The cinnamon dinner party was a success! It was actually a brunch party and everyone brought delicious food! So lets cut to the chase! Here are the recipes:

Nick and I made Blueberry Muffins with Doughnut topping from Baking for All Occasions

Cinnamon 004 Cinnamon Dinner Party!

Blueberry muffins with doughnut topping

Blueberry Muffins with Doughnut Topping from Flo Braker’s Baking For All Occasions, page 60 | Makes 12 muffins

For the Muffins:
2 cups all-purpose flour*
1/2 cup granulated sugar
2 teaspoons baking powder
1/2 teaspoon baking soda
3/4 cup cold, well-shaken buttermilk**
3/4 stick (3 ounces) unsalted butter, melted and tepid
2 large eggs, room temperature
2 teaspoons finely grated lemon zest
1 teaspoon pure vanilla extract
1 1/2 cups blueberries, picked over for stems

For the Doughnut Topping:
1/2 cup granulated sugar
1 1/2 teaspoons ground cinnamon
3/4 sticks (3 ounces) unsalted butter, melted

To make the muffins:

1. Center rack in the oven and preheat oven to 375°F (190°C). Lightly coat a 12-cup muffin pan with nonstick spray, then flour the cups, tapping out the excess flour. Or butter and flour the cups or line with fluted paper or foil liners.
2. In a large bowl, whisk together the flour, sugar, baking powder, baking soda, and salt.
3. In a medium bowl, stir together the buttermilk, butter, eggs, lemon zest, and vanilla until combined.
4. Add the buttermilk mixture to the flour mixture and stir gently with a rubber spatula just until moistened. Do not beat until smooth, or the muffins will have a coarse texture.

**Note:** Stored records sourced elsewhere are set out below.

HERE = os.path.dirname(os.path.abspath(__file__))
CSRC = os.path.join(HERE, "csrc")
LIB = os.path.join(HERE, "libsrwn.so")
MANIFEST = os.path.join(HERE, "libsrwn.manifest.json")
IO_LIB = os.path.join(HERE, "libsrwn_io.so")
PYB_SRC = os.path.join(CSRC, "srwn_pybind.cpp")
PYB_NAME = "_srwn_pyb"
IO_SOURCES = ["srwn_tfrecord.cpp"]
CXX = os.environ.get("CXX", "g++")
SOURCES = ["srwn_util.hip", "srwn_fwd.hip", "srwn_bwd.hip", "srwn_opt.hip", "srwn_pool.hip", "srwn_gemm.hip", "srwn_wgrad2.hip", "srwn_gen.hip", "srwn_gen16.hip", "srwn_flow.hip", "srwn_enc.hip", "srwn_nc.hip", "srwn_ncstream.hip", "srwn_group.hip", "srwn_wgradt.hip", "srwn_ops.hip", "srwn_head.hip", "srwn_siamese.hip", "srwn_wngate.hip", "srwn_stream.hip", "srwn_recog.hip", "srwn_score.hip"]
HIPCC = os.environ.get("HIPCC", "/opt/rocm/bin/hipcc")
FLAGS = ["--offload-arch=gfx950", "-O3", "-fPIC", "-std=c++17", "-Wno-pass-failed", "-ffp-contract=on"]
NO_SPILL = {"srwn_wgradt.hip": ["wgrad_skip_wt_kernel"], "srwn_siamese.hip": ["contrastive_head_kernel"],
            "srwn_wngate.hip": ["wavenet_layer_fwd_kernel", "wavenet_layer_bwd_kernel"],
            "srwn_ncstream.hip": ["nc_encode_frames_kernel", "nc_encode_frames_kernelINS_10NcListArgs"],
            "srwn_recog.hip": ["pooled_stream_head_kernel"], "srwn_score.hip": ["stream_score_head_kernel"]}


def _deps():
    hdrs = [os.path.join(CSRC, f) for f in os.listdir(CSRC) if f.endswith(".h")]
    hdrs.append(os.path.join(HERE, "..", "include", "srwn.h"))
    return hdrs


def source_hashes():
    import hashlib
    files = [os.path.join(CSRC, f) for f in sorted(os.listdir(CSRC)) if f.endswith((".hip", ".h", ".cpp"))]
    files.append(os.path.join(HERE, "..", "include", "srwn.h"))
    files.append(os.path.join(HERE, "..", "include", "srwn_io.h"))
    out = {}
    for f in files:
        if os.path.exists(f):
            out[os.path.relpath(f, os.path.join(HERE, ".."))] = hashlib.sha256(open(f, "rb").read()).hexdigest()
    return out


def _stale(target, srcs):
    if not os.path.exists(target):
        return True
    t = os.path.getmtime(target)
    return any(os.path.getmtime(s) > t for s in srcs)


def _sha(paths, extra=""):
    import hashlib
    h = hashlib.sha256(extra.encode())
    for f in paths:
        h.update(open(f, "rb").read())
    return h.hexdigest()


def _check_no_spill(src, obj, remarks, kernels):
    import re
    seen = {}
    name = None
    for line in remarks.splitlines():
        m = re.search(r"Function Name: (\S+)", line)
        if m:
            name = m.group(1)
        m = re.search(r"(?:[VS]GPRs Spill|ScratchSize \[bytes/lane\]): (\d+)", line)
        if m and name:
            seen[name] = seen.get(name, 0) + int(m.group(1))
    for k in kernels:
        hit = [(n, v) for n, v in seen.items() if k in n]
        if not hit or any(v for _, v in hit):
            if os.path.exists(obj):
                os.remove(obj)
            raise RuntimeError("%s: kernel %s must not spill registers or use scratch: %s" % (src, k, hit or "not found"))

5. Using the spatula, fold in the blueberries just enough to incorporated them into the batter. Fill the muffin cups three-fourths full.
6. Bake the muffins until they are golden, spring back when gently pressed in the centre, and are starting to pull away from the muffin cups, 18 to 23 minutes. Cool in pan until they can be handled, about 10 to 15 minutes.
7. To make the Doughnut Topping: In a small bowl, stir together the sugar and cinnamon. 8. While the muffins are still warm, gently remove them from the pan one at a time. Dip the tops in melted butter, roll in the cinnamon sugar to coat, and then place on a wire rack. Serve warm or at room temperature.

Storing: Store at room temperature under a cake dome for up to 2 days, or freeze for up to 10 days in a sturdy covered container. Thaw at room temperature 1 to 1 1/2 hours.

Kathy and Martin made a citrus salad and some amazing coffee!

Cinnamon 002 Cinnamon Dinner Party!

Cinnamon citrus salad

Citrus Cinnamon Fruit Salad

2 red grapefruits
1 white grapefruit
6 blood oranges
3 navel oranges
1/2 cup cranberries, dried

Chop all the fruit using knifework that you think yields pleasing results. Add the cranberries. Then add 1/4 honey and 1 TBSP cinnamon and mix it up.Y ou can also add nutmeg, cloves, and ginger to taste.

Cinnamon 003 Cinnamon Dinner Party!

Mexican Spiced Coffee– Cafe de Olla

 

Mexican Spiced Coffee– Cafe de Olla

Ingredients

Spiced Sugar Syrup
4 1/2 ounces (roughly 1/2 9-ounce cones) piloncillo, roughly chopped,
OR 1/2 cup plus 1 tablespoon dark brown sugar
The finely chopped zest of 1 orange
1/4 teaspoon whole cloves
One 3-inch piece of cinnamon stick
3/4 cup freshly ground coffee, preferably a fairly dark-roasted Mexican one
Directions

Put a kettle of water on to boil.  In a medium (3-quart) saucepan combine the ingredients for the spiced sugar syrup along with 1 cups water.  Bring to a boil over medium-high heat, stirring until the sugar is dissolved.  Let steep at least 10 minutes.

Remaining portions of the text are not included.